EU court annuls approval of BASF's Amflora GMO potato
It was only the second time a genetically modified plant had been approved for cultivation in Europe, and prompted an angry response from environmental campaigners and consumer groups who strongly oppose the technology.
It also led to a legal challenge against the decision by Hungary, supported by other EU countries opposed to GMOs, including France, Austria and Poland.
The Commission first proposed the cultivation and sale of Amflora in 2007, following a positive scientific assessment by the European Food Safety Authority (EFSA).
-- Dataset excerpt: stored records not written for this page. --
## Double-buffer item descriptors, taper work chunks, and clear table early in idle waves

Replaces the single shared current/next item descriptors with a parity-indexed double buffer so multi-wave blocks drop a barrier per item. The slot is also shrunk when partitions are unused. Work-queue chunk size now tapers as remaining work drops, to reduce tail imbalance. Guess thresholds are loaded once by a few threads into shared memory and broadcast via readfirstlane. Waves that are not selecting top-k clear the hash table early, overlapping the clear with selection and skipping a barrier. This adds more complex synchronization, and a missed publish or clear path could corrupt results.

```diff
diff --git a/otto-multi-objective-recommender-system_amd/csrc/otto_covis.hip b/otto-multi-objective-recommender-system_amd/csrc/otto_covis.hip
--- a/otto-multi-objective-recommender-system_amd/csrc/otto_covis.hip
+++ b/otto-multi-objective-recommender-system_amd/csrc/otto_covis.hip
@@ -1649,6 +1649,21 @@
     uint64_t rb, re;
     uint64_t ps, pe;
 };
+template <bool PARTS> struct ItemSlot {
+    ItemDesc d;
+    __device__ __forceinline__ void put(const ItemDesc& s) { d = s; }
+    __device__ __forceinline__ ItemDesc get() const { return d; }
+};
+template <> struct ItemSlot<false> {
+    uint64_t item, rb, re;
+    __device__ __forceinline__ void put(const ItemDesc& s) { item = s.it == 0xFFFFFFFFu ? ~0ull : s.item; rb = s.rb; re = s.re; }
+    __device__ __forceinline__ ItemDesc get() const {
+        ItemDesc s;
+        s.it = item == ~0ull ? 0xFFFFFFFFu : 0u;
+        s.item = item; s.rb = rb; s.re = re; s.ps = s.pe = 0;
+        return s;
+    }
+};
 
 #ifdef OTTO_PHASE_PROF
 #define OTTO_PH(i) do { if (threadIdx.x == 0) { const unsigned long long _t = clock64(); ph[i] += _t - ph_t; ph_t = _t; } } while (0)
@@ -1690,14 +1705,14 @@
     constexpr int LISTCAP = BOUND ? S_CAP : 256;
     __shared__ uint16_t s_list[NW == 1 ? LISTCAP : 1];
     __shared__ uint8_t s_seg[NW * 256 + 32];
-    __shared__ ItemDesc s_cur;
-    __shared__ ItemDesc s_nxt;
+    __shared__ ItemSlot<THREADS != M_THREADS> s_desc[NW > 1 ? 2 : 1];
+    uint32_t par = 0;
 
     const int wid = threadIdx.x >> 6;
     const unsigned lane = lane_id();
     constexpr bool HANDOVER = THREADS == M_THREADS;
     const int swid = HANDOVER ? __builtin_amdgcn_readfirstlane(wid) : wid;
-    const bool pipe = threadIdx.x == (HANDOVER ? (NW - 1) * 64 : 0);
+    const bool pipe = threadIdx.x == (NW > 1 ? (NW - 1) * 64 : 0);
 #ifdef OTTO_PHASE_PROF
     unsigned long long ph[24] = {0, 0, 0, 0, 0, 0, 0, 0, 0, 0, 0, 0, 0, 0, 0, 0, 0, 0, 0, 0, 0, 0, 0, 0}, ph_t = clock64();
 #endif
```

Following the failure of EU government ministers and officials to approve or reject the proposal, the Commission exercised its power to grant approval unilaterally in 2010.
But in its judgment, the General Court said that following the publication of an updated scientific opinion by EFSA in 2009, the Commission should have submitted new proposals for approval by EU governments rather than simply adopting its 2007 version.
"The Commission infringed the procedural rules of the systems for authorising GMOs in the European Union," the court concluded.
BASF said the ruling vindicated its decision two years ago to move the BASF Plant Science headquarters to the United States and stop the development of genetically modified seeds for commercialisation in Europe.
"The ruling underscores that it was the right decision in January 2012 to focus our plant biotechnology activities on markets with future relevance."
BASF added the potato was deemed safe by the EFSA and that Friday's court ruling was about procedures and not about the scientific appraisal of the product.